There was always talk of spiritual gifts, but in reality, I learned early on that the gifts the church valued most was that of service and attendance, plus financial giving. In other words, the church taught me my identity was not all that different than that of a good employee.

Honestly, I don’t think any of the pastors or church leaders I knew in my early years ever intended to communicate this to members. (That’s what cult leaders do, and none of those people had designs on starting their own cult.) But most didn’t think in terms of forming disciples. They thought in terms of building their organization. I know – I’ve been a leader in a couple of churches, and I learned it was my job to fill the org chart, not shape people. We hoped that doing church stuff would disciple people, but I learned quickly that the two have at best only moderate overlap.

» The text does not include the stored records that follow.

struct StatReq { long long* acc = nullptr; int groups = 1; int c0 = 0; int C = 0; float s1 = BN_FS1, s2 = BN_FS2; };
static void exec_conv(const Ctx& c, const ConvOp& op, const void* in, const float* bias, void* out, bool nchw,
                      const StatReq* sr = nullptr, int* stat_chunks = nullptr, const ConvEpi* epi = nullptr, int* epi_fused = nullptr,
                      const XfSrc* xf = nullptr, const BwdSum* bs = nullptr) {
    const int stat_groups = (sr && sr->acc) ? sr->groups : 0;
    long long* stat_acc = sr ? sr->acc : nullptr;
    const bool bn_form = sr && sr->c0 == 0 && sr->C == op.g.co && sr->s1 == BN_FS1 && sr->s2 == BN_FS2;
    const ConvW& cv = c.e.convs[op.conv];
    const PackSpec& ps = op.dgrad ? cv.dgrad : cv.fwd;
    double fl, by;
    conv_work(c.e, op.g, op.kreal, op.nreal, &fl, &by);
    char kname[64];
    const bool gemm_path = mfma_on(c.e) && op.gemm.ok && op.wf >= 0 && !nchw;
    const bool small_path = !gemm_path && mfma_on(c.e) && op.small && op.wf >= 0 && c.e.use_small;
    const bool res_path = !gemm_path && !small_path && mfma_on(c.e) && op.res.ok && op.wf >= 0 && !nchw;
    const bool mfma_path = !small_path && !res_path && mfma_on(c.e) && op.plan.ok && op.wf >= 0;
    const bool tile_path = res_path && op.tile.ok && !(xf && xf->on) && !bs;
    const bool dma_path = gemm_path && op.dma.ok && op.res_groups == 1 && !(stat_groups > 0 && stat_acc);
    if (dma_path) snprintf(kname, sizeof(kname), "k_conv_dma");
    else if (gemm_path && op.halo.ok && !(stat_groups > 0 && stat_acc)) snprintf(kname, sizeof(kname), "k_conv_halo");
    else if (gemm_path) snprintf(kname, sizeof(kname), "k_conv_gemm<%d>", op.gemm.W);
    else if (tile_path) snprintf(kname, sizeof(kname), "k_conv_tile<%d>", op.tile.NT);
    else if (res_path) snprintf(kname, sizeof(kname), "k_conv_res<%d, %d, %s>", op.res.NT, op.res.CW, op.res.single_halo ? "true" : "false");
    else if (small_path) snprintf(kname, sizeof(kname), "k_conv_small<1, %d>", (op.g.ntaps * op.g.ci + 31) / 32 <= 5 ? 5 : 9);
    else if (mfma_path) snprintf(kname, sizeof(kname), "k_conv_mfma<%d>", op.plan.NT);
    else snprintf(kname, sizeof(kname), "k_conv_ref");
    if (bs) {
        ProfScope ps2(c, PC_CONV, fl, by + (double)op.g.n * op.g.ho * op.g.wo * op.g.co * 2.0, small_path ? "k_conv_small<bwd>" : "k_conv_res<bwd>");
        const int rc = small_path ? launch_conv_small(op.g, in, c.at(op.wf), bias, out, nchw, bs->groups, nullptr, op.g.co, c.s, nullptr, bs)
                                  : launch_conv_res(op.g, op.plan, op.res, in, c.at(op.wf), bias, out, op.res_groups, nullptr, op.g.co, c.s, 0,
                                                    BN_BS, BN_BS, nullptr, bs);
        if (rc != 0) set_error("fused BatchNorm-backward sums: the data-gradient launch does not fit its BWD kernel");
        return;
    }
    ProfScope prof(c, PC_CONV, fl, by, kname);
    if (stat_chunks) *stat_chunks = 0;
    if (epi_fused) *epi_fused = 0;
    if (dma_path && launch_conv_dma(op.g, op.plan, op.dma, in, c.at(op.wf), bias, out, c.s, epi) == 0) {
        if (epi_fused && epi) *epi_fused = 1;
        return;
    }
    if (gemm_path && op.halo.ok && !(stat_groups > 0 && stat_acc)) {
        if (launch_conv_halo(op.g, op.plan, op.halo, in, c.at(op.wf), bias, out, c.s, epi) == 0) {
            if (epi_fused && epi) *epi_fused = 1;
            return;
        }
    }
    if (gemm_path) {
        const bool want = stat_groups > 0 && stat_groups == op.res_groups && stat_acc;
        long long* sp = want ? stat_acc : nullptr;
        if (launch_conv_gemm(op.g, op.plan, op.gemm, in, c.at(op.wf), bias, out, op.res_groups, sp, want ? sr->C : op.g.co, c.s,
                           want ? sr->c0 : 0, want ? sr->s1 : BN_FS1, want ? sr->s2 : BN_FS2, epi) == 0) {
            if (stat_chunks && want) *stat_chunks = 1;
            if (epi_fused && epi) *epi_fused = 1;
            return;
        }
    }
    const bool xf_on = xf && xf->on;
    if (mfma_on(c.e) && op.small && op.wf >= 0 && c.e.use_small) {
        const int groups = xf_on ? xf->groups : (stat_groups > 0 && bn_form) ? stat_groups : 1;
        long long* sp = (stat_groups > 0 && bn_form && stat_groups == groups) ? stat_acc : nullptr;
        if (launch_conv_small(op.g, in, c.at(op.wf), bias, out, nchw, groups, sp, op.g.co, c.s, xf) == 0) {
            if (stat_chunks && sp) *stat_chunks = 1;
            return;
        }
    }
    if (tile_path) {
        const bool want = stat_groups > 0 && stat_groups == op.res_groups && stat_acc;
        long long* sp = want ? stat_acc : nullptr;
        if (launch_conv_tile(op.g, op.plan, op.tile, in, c.at(op.wf), bias, out, op.res_groups, sp, want ? sr->C : op.g.co, c.s,
                             want ? sr->c0 : 0, want ? sr->s1 : BN_FS1, want ? sr->s2 : BN_FS2) == 0) {
            if (stat_chunks && want) *stat_chunks = 1;
            return;
        }
    }
// ... 2242 lines not shown
    STCD_HIP(hipGetLastError());
    return 0;
}
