template <class D>
__device__ void rewards_and_positions(const Lds &L, const Params &p, const LaunchArgs &la, int lane, int rew_mode,
                                      int captured, int timeout, GAS const float *cop_lut, GAS const float *thief_lut, LateOut &late)
{
    const int A = D::A(p);
    late.reward = 0.0f; late.tp16 = 0;
    if (rew_mode && lane < A && la.out.reward) {
        const unsigned my_dmin = L.dmin[lane];
        const bool is_cop = lane < D::n_cops(p);
        float r;
        if (captured) r = is_cop ? 1.0f : -1.0f;
        else if (timeout) r = is_cop ? -1.0f : 1.0f;
        else if (my_dmin < 0x10000u) r = (is_cop ? cop_lut : thief_lut)[my_dmin & 0x7FFFu];
        else r = is_cop ? (float)(-0.02 - 0.02) : (float)0.15;
        late.reward = r;
    }
    if (lane < 2 * A) late.tp16 = f64_to_f16(L.fpos[lane]);
}
__device__ __forceinline__ void await_reward(LateOut &late) { asm volatile("" : "+v"(late.reward)); }

__device__ __forceinline__ void wide_store(void *gdst, const void *lsrc, int n, int lane)
{
    const unsigned long long ga = (unsigned long long)gdst;
    if (((ga | (unsigned)n) & 15u) == 0) {
        for (int o = lane; o < n / 16; o += kLanes) ((GAS u32x4 *)gdst)[o] = reinterpret_cast<const u32x4 *>(lsrc)[o];
    } else if (((ga | (unsigned)n) & 3u) == 0) {
        for (int o = lane; o < n / 4; o += kLanes) ((GAS unsigned *)gdst)[o] = reinterpret_cast<const unsigned *>(lsrc)[o];
    } else if (((ga | (unsigned)n) & 1u) == 0) {
        for (int o = lane; o < n / 2; o += kLanes) ((GAS unsigned short *)gdst)[o] = reinterpret_cast<const unsigned short *>(lsrc)[o];
    } else {
        for (int o = lane; o < n; o += kLanes) ((GAS unsigned char *)gdst)[o] = reinterpret_cast<const unsigned char *>(lsrc)[o];
    }
}

template <class D>
__device__ __forceinline__ void stage_shared_observations(const Lds &L, const Params &p, int lane)
{
    const int A = D::A(p), R = D::R(p);
    for (int k = lane; k < R; k += kLanes) {
        for (int team = 0; team < 2; team++) {
            const int lo = team ? D::n_cops(p) : 0, hi = team ? A : D::n_cops(p);
            unsigned ty = CAT_EMPTY, d = 0;
            for (int i = lo; i < hi; i++)
                if (ty == CAT_EMPTY) { ty = L.ot[i * R + k]; d = L.od[i * R + k]; }
            L.st[team * R + k] = (unsigned char)ty;
            L.sd[team * R + k] = (unsigned short)d;
        }
    }
    wave_sync();
}
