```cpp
__global__ void __launch_bounds__(256)
krige_diag_kernel(const double *Lp, const double *Qp, const double *w, double *C, size_t ldc, int J, int c_lo, int c_hi,
                  double *stoch, double *quad)
{
    __shared__ double SL[36 * 256];
    __shared__ double QS[8 * 256];
    const int tid = threadIdx.x, lane = tid & 63, wave = tid >> 6;
    fetch_factor_tile<false>(Lp + (size_t)(J * (J + 1) / 2 + J) * TILE * TILE, TILE, 0, Qp + (size_t)J * 2048, SL, QS, tid);
    const int rs = 64 * (int)blockIdx.x + 16 * wave, c0 = J * TILE;
    d4 B[8];
#pragma unroll
    for (int j = 0; j < 8; ++j) {
        B[j] = glb_blk(C, ldc, rs, c0 + 16 * j, lane);
#pragma unroll
        for (int r = 0; r < 4; ++r) {
            const int c = c0 + 16 * j + 4 * r + (lane >> 4);
            if (c < c_lo || c >= c_hi) B[j][r] = 0.0;
        }
    }
    __syncthreads();
#pragma unroll
    for (int j = 0; j < 8; ++j) {
        d4 L = lds_blk(SL + (j * (j + 1) / 2 + j) * 256, lane);
        double Q[4];
#pragma unroll
        for (int s = 0; s < 4; ++s) Q[s] = QS[j * 256 + s * 64 + lane];
        trsm16(B[j], L, Q);
        d4 NX = -B[j];
#pragma unroll
        for (int jj = j + 1; jj < 8; ++jj) {
            d4 Lb = lds_blk(SL + (jj * (jj + 1) / 2 + j) * 256, lane);
            blk_mma(B[jj], NX, Lb);
        }
    }
    double sp = 0.0, qp = 0.0;
#pragma unroll
    for (int j = 0; j < 8; ++j)
#pragma unroll
        for (int r = 0; r < 4; ++r) {
            const int c = c0 + 16 * j + 4 * r + (lane >> 4);
            const double v = (c < c_lo || c >= c_hi) ? 0.0 : B[j][r];
            B[j][r] = v;
            sp = fma(v, w[c], sp);
            qp = fma(v, v, qp);
        }
    sp += __shfl_xor(sp, 16);
    qp += __shfl_xor(qp, 16);
    sp += __shfl_xor(sp, 32);
    qp += __shfl_xor(qp, 32);
    if (lane < 16) {
        const int i = rs + lane;
        if (J == 0) { stoch[i] = sp; quad[i] = qp; }
        else { stoch[i] += sp; quad[i] += qp; }
    }
#pragma unroll
    for (int j = 0; j < 8; ++j) glb_blk_store(C, ldc, rs, c0 + 16 * j, lane, B[j]);
}

constexpr int KU_KC = 32;
__global__ void __launch_bounds__(256)
krige_update_kernel(const double *Lp, double *C, size_t ldc, int J)
{
    __shared__ double LS[TILE * KU_KC];
    const int tid = threadIdx.x, lane = tid & 63, wave = tid >> 6;
    const int I = J + 1 + (int)blockIdx.y;
    const double *Lt = Lp + (size_t)(I * (I + 1) / 2 + J) * TILE * TILE;
    const int rs = 64 * (int)blockIdx.x + 16 * wave;
// ... 54 lines not shown
```

cocons_amd/csrc/kernels.h:

```cpp
#pragma once
#include <hip/hip_runtime.h>
#include <stddef.h>
#include <vector>
#include "../../include/cocons_hip.h"

namespace cocons {

enum SmoothKind : int {
    SMOOTH_ZERO = 0,
    SMOOTH_LOGISTIC_SQRT = 1,
    SMOOTH_EXP = 2
};

struct ThetaVecs {
    double tilt[COCONS_P_MAX];
    double two_scale_je[COCONS_P_MAX];
    double aniso[COCONS_P_MAX];
    double sqrt_vector[COCONS_P_MAX];
    double half_sd[COCONS_P_MAX];
    double nugget[COCONS_P_MAX];
    double smooth[COCONS_P_MAX];
    double sd[COCONS_P_MAX];
};

struct LocArgs {
    int n, p;
    const double *X; int ldx;
    const double *locs; int ldl;
    double *out; size_t stride;
    int smooth_kind;
    double smooth_min, smooth_max;
    ThetaVecs th;
};

struct PairArgs {
    int n;
    int m;
    const double *rows;
    const double *cols;
    size_t stride;
    size_t stride_rows;
    double *out; size_t ld;
    int nrows_out, ncols_out;
    int bj0;
    int H;
    int blocked;
    double gr;
    double nu_fixed;
    double pad_diag;
    int own_world = 0, own_rank = 0, own_group = 1;
};

struct RhsArgs {
    int n, p;
    const double *X; int ldx;
    double mean[COCONS_P_MAX];
    int use_trend;
    const double *src; int lds;
    double *out; size_t ld;
    int row0, nrows;
    int nrows_zero;
    int col0, ncols_out;
    int skew, npad;
};

void launch_loc_params(const LocArgs &a, hipStream_t s);
void launch_pair_sym(int mode, bool mirror, const PairArgs &a, hipStream_t s);
void launch_pair_rect(int mode, const PairArgs &a, hipStream_t s);
void launch_rhs_rows(const RhsArgs &a, hipStream_t s);
void launch_taper(int mode, bool pred, int nrows, int nnz, const int *ci, const int *rp, const double *rows,
                  size_t stride_rows, const double *cols, size_t stride, double nu_fixed, double *out, hipStream_t s,
                  const double *tapv = nullptr, double *A = nullptr, size_t lda = 0, int row0 = 0,
                  int skew = 0, int npad = 0);
void launch_band_zero(double *A, size_t lda, const int *d_hi, int nt, int max_band, hipStream_t s, int skew = 0);
void launch_front_identity(double *A, size_t lda, int pad0, int rows, hipStream_t s);
void launch_pad_identity(double *A, size_t lda, int n, int npad, hipStream_t s, int skew = 0);
void launch_cov_rows(int mode, int n, int nidx, const int *idx, const double *loc, size_t stride, double gr,
                     double nu_fixed, int cor, double *out, hipStream_t s);
void launch_matern_points(int n, const double *nu, const double *x, double *out, hipStream_t s);

constexpr int TILE = 128;

__host__ __device__ inline size_t band_index(int i, int j, size_t ld, int skew, int npad)
{
    if (skew == 0) return (size_t)i + (size_t)j * ld;
    const int il = i < npad ? i - TILE * (j / TILE) : skew * TILE + (i - npad);
    return (size_t)il + (size_t)j * ld;
}
inline double *band_base(double *A, int c, int skew) { return skew ? A - (ptrdiff_t)TILE * c : A; }
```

God has used great books, access to some thoughtful radio programs, good friends willing to go deep with me (and who had no designs on turning me into a good soldier in their congregations), and sorrow to teach me who I am and how to follow Jesus when I’m not at church – and even when I am.

I am not made by my Creator for the purpose of being a regular attender, an enthusiastic helper, a supportive member, an obedient wife or a perfect mother. Each of those things is an expression of true identity, not the identity itself. At their worst, they are the suffocating fear-filled fibers that get woven together into a mask of religious performance.

Our identity is learned as we learn to follow Jesus. For example, I am a writer by vocation, but that is not my identity. I began writing in order to pray and learn to make sense of my life with God. My life seeking God is my identity, and it took a number of different voices (rarely from any of the churches we attended) to affirm and challenge me to use “my way with words” to serve others. I follow him, and I leave a trail of words in my wake.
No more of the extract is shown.